South Korean tech giant has started offering a stable 1.0 release of its lightweight JavaScript engine designed for the Internet of Things (IoT).

Called JerryScript, the engine was developed to run on resource constrained devices like microcontrollers.

JerryScript offers an optimization for low energy consumption and requires less than 64KB of random access memory (RAM) to be available, while the code for the engine consumes less than 200KB of read only memory (ROM). The engine has a binary size of 160KB when compiled for the ARM Thumb-2 processor and is written in C99 standard for maximum portability.

Among the other characteristics of JerryScript is a snapshot support for precompiling JavaScript source code to byte code. Besides, the engine supports on-device compilation, execution and offers access to peripheral devices from JavaScript. It is also compliant with the older ECMAScript 5.1 language specification for JavaScript.

The list of supported platforms for the 1.0 release includes Zephyr on Arduino 101, FRDM-K64F, STM32F4, RIOT on STM32F4, NuttX on STM32F4, Curie BSP on Arduino 101, Intel x86-32, x86-64 and ARMv7 Linux.
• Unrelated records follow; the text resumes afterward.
@@ -853,7 +863,24 @@
     CF_CHECK_LAUNCH("cf_conv2d(winograd F(4,3) / F(4,2) fp32, upsampling forms)");
     return CF_OK;
   }
-  auto launch = [&](auto pro, auto epi, auto op) {
+  if (kp) {
+    CF_REQUIRE(k32, "cf_conv2d(winograd 2, K parts): runs on 32-channel slabs only (CF_F43_WIDE=k16 is set)");
+    F4Args p = a;
+    p.out = d->workspace;
+    p.epilogue = CF_EPI_NONE;
+    p.bias = p.res = p.sft_scale = nullptr;
+    p.stats_out = nullptr;
+    p.nt_out = 0;
+    const dim3 pgrid(grid.x * d->split_k);
+    cf_with_prologue(d->prologue, [&](auto pro) {
+      constexpr int P = decltype(pro)::value;
+      CF_LDS_ATTR((wf43_kernel<P, CF_EPI_NONE, 16, 32, true, 3>), F4_LDS_FLOATS_32 * sizeof(float));
+      hipLaunchKernelGGL((wf43_kernel<P, CF_EPI_NONE, 16, 32, true, 3>), pgrid, block, lds, stream, p);
+    });
+    CF_CHECK_LAUNCH("cf_conv2d(winograd F(4,3) fp32, K parts)");
+    return cf_ksum_launch(d, stream, sft_w_img);
+  }
+  auto launch =[&](auto pro, auto epi, auto op) {
     constexpr int P = decltype(pro)::value, E = decltype(epi)::value;
     constexpr bool O = decltype(op)::value;
     CF_LDS_ATTR((wf43_kernel<P, E, 8, 16, O>), F4_LDS_FLOATS * sizeof(float));
diff --git a/codeformer_amd/ops.py b/codeformer_amd/ops.py
--- a/codeformer_amd/ops.py
+++ b/codeformer_amd/ops.py
@@ -93,10 +93,11 @@
 
 class PackedWeight:
 
-    __slots__ = ('w', 'bias', 'cout', 'cin', 'taps', 'cout_pad', 'cin_pad', 'bf16', 'up2x', 'wino', 'scale', 's2', 'conv1')
-
-    def __init__(self, w, bias, cout, cin, taps, cout_pad, cin_pad, bf16=False, up2x=False, wino=False, scale=1.0, s2=False, conv1=False):
+    __slots__ = ('w', 'bias', 'cout', 'cin', 'taps', 'cout_pad', 'cin_pad', 'bf16', 'up2x', 'wino', 'scale', 's2', 'conv1', 'kparts')
+
+    def __init__(self, w, bias, cout, cin, taps, cout_pad, cin_pad, bf16=False, up2x=False, wino=False, scale=1.0, s2=False, conv1=False, kparts=0):
         self.w, self.bias, self.cout, self.cin, self.taps = w, bias, cout, cin, taps
+        self.kparts = kparts
         self.cout_pad, self.cin_pad, self.bf16, self.up2x, self.wino = cout_pad, cin_pad, bf16, up2x, wino
         self.s2 = s2
         self.conv1 = conv1
@@ -122,6 +123,9 @@
 WINOGRAD_F43 = 12
 WF43F = 13
 WF42U = 14
+WINOGRAD_F43K = 15
+WF43K = 16
+F43_FP32_CODES = (WINOGRAD_F43, WINOGRAD_F43K)
 OPERAND_F16X2 = 3
 SPLIT_CODES = (SPLIT, SPLIT_F43)
 
@@ -153,6 +157,18 @@
     return cin % 16 == 0 and cin <= cin_max and cout % 64 == 0 and hout % 16 == 0 and wout % 16 == 0
 
 
+F43K_MIN_WORKGROUPS = 16
+
+
+def f43k_ok(cin, cout, hout, wout, c_split=None):
+    return f43k_covers(cin, cout, hout, wout, c_split) and (hout // 16) * (wout // 16) * (cin // 128) * (cout // 128) >= F43K_MIN_WORKGROUPS
+
+
+def f43k_covers(cin, cout, hout, wout, c_split=None):
+    return cout % 128 == 0 and cin % 128 == 0 and 256 <= cin <= 512 and hout % 16 == 0 and wout % 16 == 0 and 256 <= hout * wout < F43_WIDE_MIN_PIXELS_FP32 and \
+        (c_split is None or c_split % 128 == 0)
+
+
 
 
 def f43_up_ok(cin, cout, hout, wout):
@@ -175,6 +191,10 @@
 def conv_code(code, cin, cout, h, w, up2x=False, c_split=None, plain=True):
     code = int(code)
     f43_slab = 32 if (cout % 128 == 0 and cin % 32 == 0) else 16
+    if code == WINOGRAD_F43K:
+        if plain and not up2x and f43k_ok(cin, cout, h, w, c_split):
+            return WF43K
+        code = WINOGRAD_F43
     if code == WINOGRAD_F43:
         if plain and not up2x and c_split_ok(c_split, f43_slab) and f43_ok(cin, cout, h, w, fp32=True):
             return WF43F
@@ -352,6 +372,7 @@
          WF16: ('winograd f16x2', 'cf_pack_conv_weight_winograd_f16x2', 16, _f23_max, 2, True),
          WBF16: ('winograd f16x2', 'cf_pack_conv_weight_winograd_bf16', 16, _f23_max, 1, True),
          WF43F: ('winograd F(4,3)', 'cf_pack_conv_weight_winograd43', 36, None, False, 2),
+         WF43K: ('winograd F(4,3) K parts', 'cf_pack_conv_weight_winograd43', 36, None, False, 2),
          WF42U: ('winograd F(4,2) sub-pixel', 'cf_pack_conv_weight_winograd42_up', 100, None, False, 2),
          WF43: ('winograd F(4,3) f16x2', 'cf_pack_conv_weight_winograd43_f16x2', 36, _f43_max, OPERAND_F16X2, 2)}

Besides, the engine features an experimental support for the ESP8266 chip.

There is already a number of JavaScript engines targeted at embeddable devices, such as Duktape, MuJS and tiny-js. Still, being supported by Samsung is JerryScript’s main advantage over its rivals.

In addition to JerryScript, Samsung has IOT.js, an IoT platform which uses JerryScript to run JavaScript code. IOT.js employs libuv C library allowing to process code asynchronously. The framework, which enables developers to build IoT services, currently runs on Linux and NuttX.

Samsung itself is gradually expanding its foothold in the IoT industry and is constantly working on creating new devices for the ecosystem. A few months ago, the company revealed it is going to spend 1.2 billion on the IoT research and development in the US, what demonstrates its attempt to compete with other industry players.

There have been a lot of IoT-focused projects introduced over the last year. Latest IoT products include Intel’s IoT developer kit called Joule and a public registry for IoT devices recently launched by blockchain startup Chronicled.

A few days ago, Terepac announced a partnership with Nuco to bring blockchain expertise to its latest product — a set of services that will provide reliable communications among devices connected to the Internet.

Some interesting applications of the technology include Durmet’s mattresses that can tell if your partner is being unfaithful in bed when left alone at home. The mattresses are equipped with concealed sensors that send a warning to a mobile phone when suspicious movements in the bed were detected.